- [What is expected]:
The expected output is the set of lines below beginning at the one that contains "const int first_unit" and ending at the final line, reproduced exactly.

- [Information supplied]:

typedef const StepBatchItem __attribute__((address_space(4))) CStepBatchItem;
typedef const int32_t __attribute__((address_space(4))) CInt32;
ILM_DEV void touch_record_lines_step(CStepLaunch* ap) {
    uint32_t sink;
    asm volatile(ILM_T16(0x0) ILM_T16(0x400) ILM_T16(0x800) ILM_T4(0xc00) ILM_T4(0xd00) ILM_T4(0xe00) ILM_T1(0xf00) ILM_T1(0xf40) ILM_T1(0xf80)
                 "s_waitcnt lgkmcnt(0)" : "=&s"(sink) : "s"(ap));
}
template <int FMT, bool DF, bool SPAWN, int MINW, bool EXT = false>
__global__ __launch_bounds__(kStepThreads, MINW) void step_batch_kernel(const StepBatchItem* table, const int32_t* item_of_block) {
    __shared__ uint32_t wave_live[kStepThreads / 64];
    const int item = ((CInt32*)item_of_block)[blockIdx.x];
    CStepBatchItem* ip = (CStepBatchItem*)table + item;
    CStepLaunch* ap = (CStepLaunch*)ip;
    const StepLaunch& a = *(const StepLaunch*)ap;
    const int block = (int)blockIdx.x - ip->first_block;
    if (block < kTouchBlocks) touch_record_lines_step(ap);
    const unsigned lane = threadIdx.x & 63u;
    const int wave = __builtin_amdgcn_readfirstlane((int)threadIdx.x >> 6);
    int v = block * (kStepThreads / 64) + a.unit_rotate;
    const int total = a.unit_end - a.unit_begin;
    if (v >= a.total_padded) v -= a.total_padded;
    const int u = a.unit_begin + v + wave;
    uint32_t n_live = 0;
    if (v + wave < total) {
        const int chunk_rel = (a.upc_shift >= 0) ? (u >> a.upc_shift) : (u / a.units_per_chunk);
        const int seg = u - chunk_rel * a.units_per_chunk;
        const int chunk = a.first_chunk + chunk_rel;
        bool untouched = false;
        for (int k = 0; k < a.partial_count; k++)
            untouched = untouched || ((a.partial_chunk[k] == chunk) && (seg >= a.partial_units[k]));
        if (!untouched) {
            const UnitPlanes up = unit_planes(((CBase*)a.chunk_bases)[chunk], a.stride, seg * 64);
            const SlotIn cur = load_slot<true, false>(up, lane * 4u);
            NoiseDeltas noise;
            noise.valid = false;
            if (a.derived.noise.op >= 0) {
                const int first = seg * 64;
                const int row = (a.derived.cs_shift >= 0) ? (first >> a.derived.cs_shift) : (first / a.chunk_size);
                noise = noise_prepare(a.derived.noise, reinterpret_cast<const IlmFloat4*>(&a.desc.Spawns[0]), first - row * a.chunk_size, row);
            }
            const bool live_after = process_unit<FMT, DF, SPAWN, EXT, false>(ap, up, chunk, seg * 64 + (int)lane, lane, seg, cur, noise);
            n_live = (uint32_t)__popcll(__ballot(live_after));
        }
    }
    if (a.desc.Flags & ILM_STEP_COUNT_LIVE) {
        const int first_unit = a.unit_begin + v;
        const int chunk_rel = (a.upc_shift >= 0) ? (first_unit >> a.upc_shift) : (first_unit / a.units_per_chunk);
        constexpr int kUnitsPerBlock = kStepThreads / 64;
        publish_block_count_at(block == 0, wave_live, n_live, lane, wave, v < total, a.first_chunk + chunk_rel,
                               (first_unit - chunk_rel * a.units_per_chunk) / kUnitsPerBlock, a.units_per_chunk / kUnitsPerBlock, a.count_buckets,
                               a.live_counts, a.zero_counts, a.zero_n, a.host_counts, a.count_seq);
    }
}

- [Response]:
        const int first_unit = a.unit_begin + v;
        const int chunk_rel = (a.upc_shift >= 0) ? (first_unit >> a.upc_shift) : (first_unit / a.units_per_chunk);
        constexpr int kUnitsPerBlock = kStepThreads / 64;
        publish_block_count_at(block == 0, wave_live, n_live, lane, wave, v < total, a.first_chunk + chunk_rel,
                               (first_unit - chunk_rel * a.units_per_chunk) / kUnitsPerBlock, a.units_per_chunk / kUnitsPerBlock, a.count_buckets,
                               a.live_counts, a.zero_counts, a.zero_n, a.host_counts, a.count_seq);
    }
}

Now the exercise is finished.